1_2アムクロンのパワーアンプの高音質化で、水晶粒を充填する筐体が必要になる。エンチョーへ出向いてmdf板を切り出しするのも面倒で、50のラインアンプ箱を切断して準備した。

2_2スピーカ端子はofcΦ16mmから手作りしたものが3個ありこれを使う。マイナスは左右共通にして3個でまかなう。

3_3筐体のリアパネルは左からカルダスのrcaジャック、ofcΦ16mm純銅端子、純銅iceインレットとなる。

4_2基板の改造1、内部アッテネータは音が悪いので短絡して使用しない。黄色丸印2箇所ショート。

5_2基板の改造2、電源トランスのサーモスタットスイッチは使用しないので短絡する。

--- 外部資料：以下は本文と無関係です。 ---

__device__ __forceinline__ void stage_lanes(StageLanes& sl, int cpr, int K, int lane) {
  if (cpr == sl.cpr) return;
  const float rcp = __builtin_amdgcn_rcpf(static_cast<float>(cpr));
  sl.cpr = cpr;
  sl.row_l = static_cast<int>((static_cast<float>(lane) + 0.5f) * rcp);
  const int ch_l = lane - sl.row_l * cpr;
  sl.rpi = __builtin_amdgcn_readfirstlane(static_cast<int>(64.0f * rcp + 1e-3f));
  sl.lane_ok = sl.row_l < sl.rpi;
  sl.gz_rel = 4 * ch_l;
  sl.goff = static_cast<unsigned>(sl.row_l * K + 4 * ch_l) * 4u;
}

template <int NW, int AUX = 0>
__device__ __forceinline__ int stream_stage_packed(float* __restrict__ tile, const float* __restrict__ src, const StreamBox& bx, int I, int J,
                                                    int K, int wave, int lane, StageLanes& sl, int skip_mod = 0) {
  typedef __attribute__((address_space(1))) const char* global_byte_ptr;
  stage_lanes(sl, bx.cpr, K, lane);
  const int rpi = sl.rpi;
  const int total_rows = bx.Lx * bx.Ly;
  const int n_instr = __builtin_amdgcn_readfirstlane(static_cast<int>((static_cast<float>(total_rows + rpi - 1) + 0.5f) * __builtin_amdgcn_rcpf(static_cast<float>(rpi))));
  const int step = NW * rpi;
  const float rcp_ly = __builtin_amdgcn_rcpf(static_cast<float>(bx.Ly));
  const int step_p = __builtin_amdgcn_readfirstlane(static_cast<int>((static_cast<float>(step) + 0.5f) * rcp_ly));
  const int step_r = step - step_p * bx.Ly;
  int row = wave * rpi + sl.row_l;
  int p = static_cast<int>((static_cast<float>(row) + 0.5f) * rcp_ly);
  int r = row - p * bx.Ly;
  const unsigned plane_b = static_cast<unsigned>(J) * static_cast<unsigned>(K) * 4u, row_b = static_cast<unsigned>(K) * 4u;
  unsigned off = static_cast<unsigned>(p) * plane_b + static_cast<unsigned>(r) * row_b + static_cast<unsigned>(sl.gz_rel) * 4u;
  const unsigned step_b = static_cast<unsigned>(step_p) * plane_b + static_cast<unsigned>(step_r) * row_b;
  const unsigned wrap_b = plane_b - static_cast<unsigned>(bx.Ly) * row_b;
  global_byte_ptr origin = (global_byte_ptr)(src) + ((static_cast<int64_t>(bx.bx0) * J + bx.by0) * K + bx.za) * 4;
  const int dgroup = rpi * bx.cpr * 4;
  float* lp = tile + wave * dgroup;
  int issued = 0;
  const bool ch_ok = static_cast<unsigned>(bx.za + sl.gz_rel) < static_cast<unsigned>(K);
  int it = 0;
  for (int n = wave; n < n_instr; n += NW, it++) {
    const bool in_box = sl.lane_ok & (row < total_rows) & !(skip_mod > 0 && (it % skip_mod) == skip_mod - 1);
    if (bx.interior) {
      if (in_box) __builtin_amdgcn_global_load_lds(origin + off, (fast_lds_wptr)(lp), 16, 0, AUX);
      issued++;
    } else {
      const bool in_vol = in_box & ch_ok & (static_cast<unsigned>(bx.bx0 + p) < static_cast<unsigned>(I)) &
                          (static_cast<unsigned>(bx.by0 + r) < static_cast<unsigned>(J));
      if (__builtin_amdgcn_ballot_w64(in_vol) != 0ull) issued++;
      if (in_vol) __builtin_amdgcn_global_load_lds(origin + off, (fast_lds_wptr)(lp), 16, 0, AUX);
      else if (in_box) lds_zero_chunk(lp + 4 * lane);
    }
    row += step; p += step_p; r += step_r; off += step_b;
    if (r >= bx.Ly) { r -= bx.Ly; p += 1; off += wrap_b; }
    lp += NW * dgroup;
  }
  return issued;
}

6クラウンマークの電解コンデンサを撤去、代わりにフィルムコンデンサを付ける。後方のフィリップス電解コンデンサがメインとなる。


9筐体のアッテネータの位置が配線上まずくて右端へ移動し元々の位置はメクラを付ける。


7これにて準備が完了して配線作業へと移る。線材はモガミの2516と2515の2種類を使う。

8配線を始めるが明け方には完了してしまい、ワンボードパワーアンプの威力を実感する。底部には中目の水晶粒が充填してある。基板の防振は裏側まで水晶粒に接触させることが重要で、表面だけで終わらせない。

91緊張して電源を投入するとカチッとリレー音がして一発で動いた。早速コンデンサスピーカに接続して小音量だが音出しすると何とも甘い音がして、とてもじゃあないがpa用パワーアンプとは思えない。気を良くして音量を上げていくと、バッバッとフェイルランプが点灯して、失敗か?と青ざめる。原因は金属筐体が無くfgが取れていないため、パワー電流が流れるとgndが浮いて誤動作した。そこで黄色丸印の3箇所を電源の0vへ接続して解決した。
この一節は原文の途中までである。